The entries are given below. Output each one unchanged.

-- -- --

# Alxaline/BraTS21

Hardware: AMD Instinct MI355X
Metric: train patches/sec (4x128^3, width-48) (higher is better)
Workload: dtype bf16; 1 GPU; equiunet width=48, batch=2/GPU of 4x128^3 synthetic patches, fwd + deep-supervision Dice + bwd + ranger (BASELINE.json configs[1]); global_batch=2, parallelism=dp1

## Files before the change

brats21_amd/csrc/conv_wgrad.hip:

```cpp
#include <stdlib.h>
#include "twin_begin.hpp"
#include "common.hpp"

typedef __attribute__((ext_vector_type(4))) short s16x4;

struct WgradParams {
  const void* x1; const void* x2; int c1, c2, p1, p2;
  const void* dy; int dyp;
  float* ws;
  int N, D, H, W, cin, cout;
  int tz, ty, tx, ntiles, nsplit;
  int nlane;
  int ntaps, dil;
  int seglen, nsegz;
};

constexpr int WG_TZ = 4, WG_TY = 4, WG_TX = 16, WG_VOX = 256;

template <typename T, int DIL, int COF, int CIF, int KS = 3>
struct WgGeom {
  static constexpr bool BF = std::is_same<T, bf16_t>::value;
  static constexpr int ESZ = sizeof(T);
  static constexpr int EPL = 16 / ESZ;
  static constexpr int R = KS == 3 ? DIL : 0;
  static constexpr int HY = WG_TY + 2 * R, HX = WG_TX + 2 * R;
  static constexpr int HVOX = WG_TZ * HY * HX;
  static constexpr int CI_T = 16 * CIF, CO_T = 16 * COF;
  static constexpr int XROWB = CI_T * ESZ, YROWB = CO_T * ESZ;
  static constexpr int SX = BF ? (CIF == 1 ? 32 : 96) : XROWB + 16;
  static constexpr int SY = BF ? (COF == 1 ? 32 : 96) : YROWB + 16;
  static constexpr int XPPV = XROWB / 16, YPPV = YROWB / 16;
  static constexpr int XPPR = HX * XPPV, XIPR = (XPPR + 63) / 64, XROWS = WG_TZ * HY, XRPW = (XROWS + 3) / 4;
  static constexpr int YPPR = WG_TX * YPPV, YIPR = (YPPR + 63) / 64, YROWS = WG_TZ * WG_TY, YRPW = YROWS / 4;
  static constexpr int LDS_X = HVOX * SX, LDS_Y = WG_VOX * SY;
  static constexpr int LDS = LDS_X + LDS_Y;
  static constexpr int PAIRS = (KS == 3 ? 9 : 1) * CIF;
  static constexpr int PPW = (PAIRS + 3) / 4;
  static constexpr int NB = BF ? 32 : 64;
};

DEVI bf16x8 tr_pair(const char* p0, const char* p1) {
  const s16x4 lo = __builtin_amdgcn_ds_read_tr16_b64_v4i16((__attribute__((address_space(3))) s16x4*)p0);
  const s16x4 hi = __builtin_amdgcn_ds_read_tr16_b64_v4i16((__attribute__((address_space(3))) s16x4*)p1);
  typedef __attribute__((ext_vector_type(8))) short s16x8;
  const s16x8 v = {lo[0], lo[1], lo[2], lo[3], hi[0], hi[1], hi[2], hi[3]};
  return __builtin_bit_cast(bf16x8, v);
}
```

-- -- --

**Response below:**
# Alxaline/BraTS21

Hardware: AMD Instinct MI355X
Metric: train patches/sec (4x128^3, width-48) (higher is better)
Workload: dtype bf16; 1 GPU; equiunet width=48, batch=2/GPU of 4x128^3 synthetic patches, fwd + deep-supervision Dice + bwd + ranger (BASELINE.json configs[1]); global_batch=2, parallelism=dp1

## Files before the change

brats21_amd/csrc/conv_wgrad.hip:

```cpp
#include <stdlib.h>
#include "twin_begin.hpp"
#include "common.hpp"

typedef __attribute__((ext_vector_type(4))) short s16x4;

struct WgradParams {
  const void* x1; const void* x2; int c1, c2, p1, p2;
  const void* dy; int dyp;
  float* ws;
  int N, D, H, W, cin, cout;
  int tz, ty, tx, ntiles, nsplit;
  int nlane;
  int ntaps, dil;
  int seglen, nsegz;
};

constexpr int WG_TZ = 4, WG_TY = 4, WG_TX = 16, WG_VOX = 256;

template <typename T, int DIL, int COF, int CIF, int KS = 3>
struct WgGeom {
  static constexpr bool BF = std::is_same<T, bf16_t>::value;
  static constexpr int ESZ = sizeof(T);
  static constexpr int EPL = 16 / ESZ;
  static constexpr int R = KS == 3 ? DIL : 0;
  static constexpr int HY = WG_TY + 2 * R, HX = WG_TX + 2 * R;
  static constexpr int HVOX = WG_TZ * HY * HX;
  static constexpr int CI_T = 16 * CIF, CO_T = 16 * COF;
  static constexpr int XROWB = CI_T * ESZ, YROWB = CO_T * ESZ;
  static constexpr int SX = BF ? (CIF == 1 ? 32 : 96) : XROWB + 16;
  static constexpr int SY = BF ? (COF == 1 ? 32 : 96) : YROWB + 16;
  static constexpr int XPPV = XROWB / 16, YPPV = YROWB / 16;
  static constexpr int XPPR = HX * XPPV, XIPR = (XPPR + 63) / 64, XROWS = WG_TZ * HY, XRPW = (XROWS + 3) / 4;
  static constexpr int YPPR = WG_TX * YPPV, YIPR = (YPPR + 63) / 64, YROWS = WG_TZ * WG_TY, YRPW = YROWS / 4;
  static constexpr int LDS_X = HVOX * SX, LDS_Y = WG_VOX * SY;
  static constexpr int LDS = LDS_X + LDS_Y;
  static constexpr int PAIRS = (KS == 3 ? 9 : 1) * CIF;
  static constexpr int PPW = (PAIRS + 3) / 4;
  static constexpr int NB = BF ? 32 : 64;
};

DEVI bf16x8 tr_pair(const char* p0, const char* p1) {
  const s16x4 lo = __builtin_amdgcn_ds_read_tr16_b64_v4i16((__attribute__((address_space(3))) s16x4*)p0);
  const s16x4 hi = __builtin_amdgcn_ds_read_tr16_b64_v4i16((__attribute__((address_space(3))) s16x4*)p1);
  typedef __attribute__((ext_vector_type(8))) short s16x8;
  const s16x8 v = {lo[0], lo[1], lo[2], lo[3], hi[0], hi[1], hi[2], hi[3]};
  return __builtin_bit_cast(bf16x8, v);
}
```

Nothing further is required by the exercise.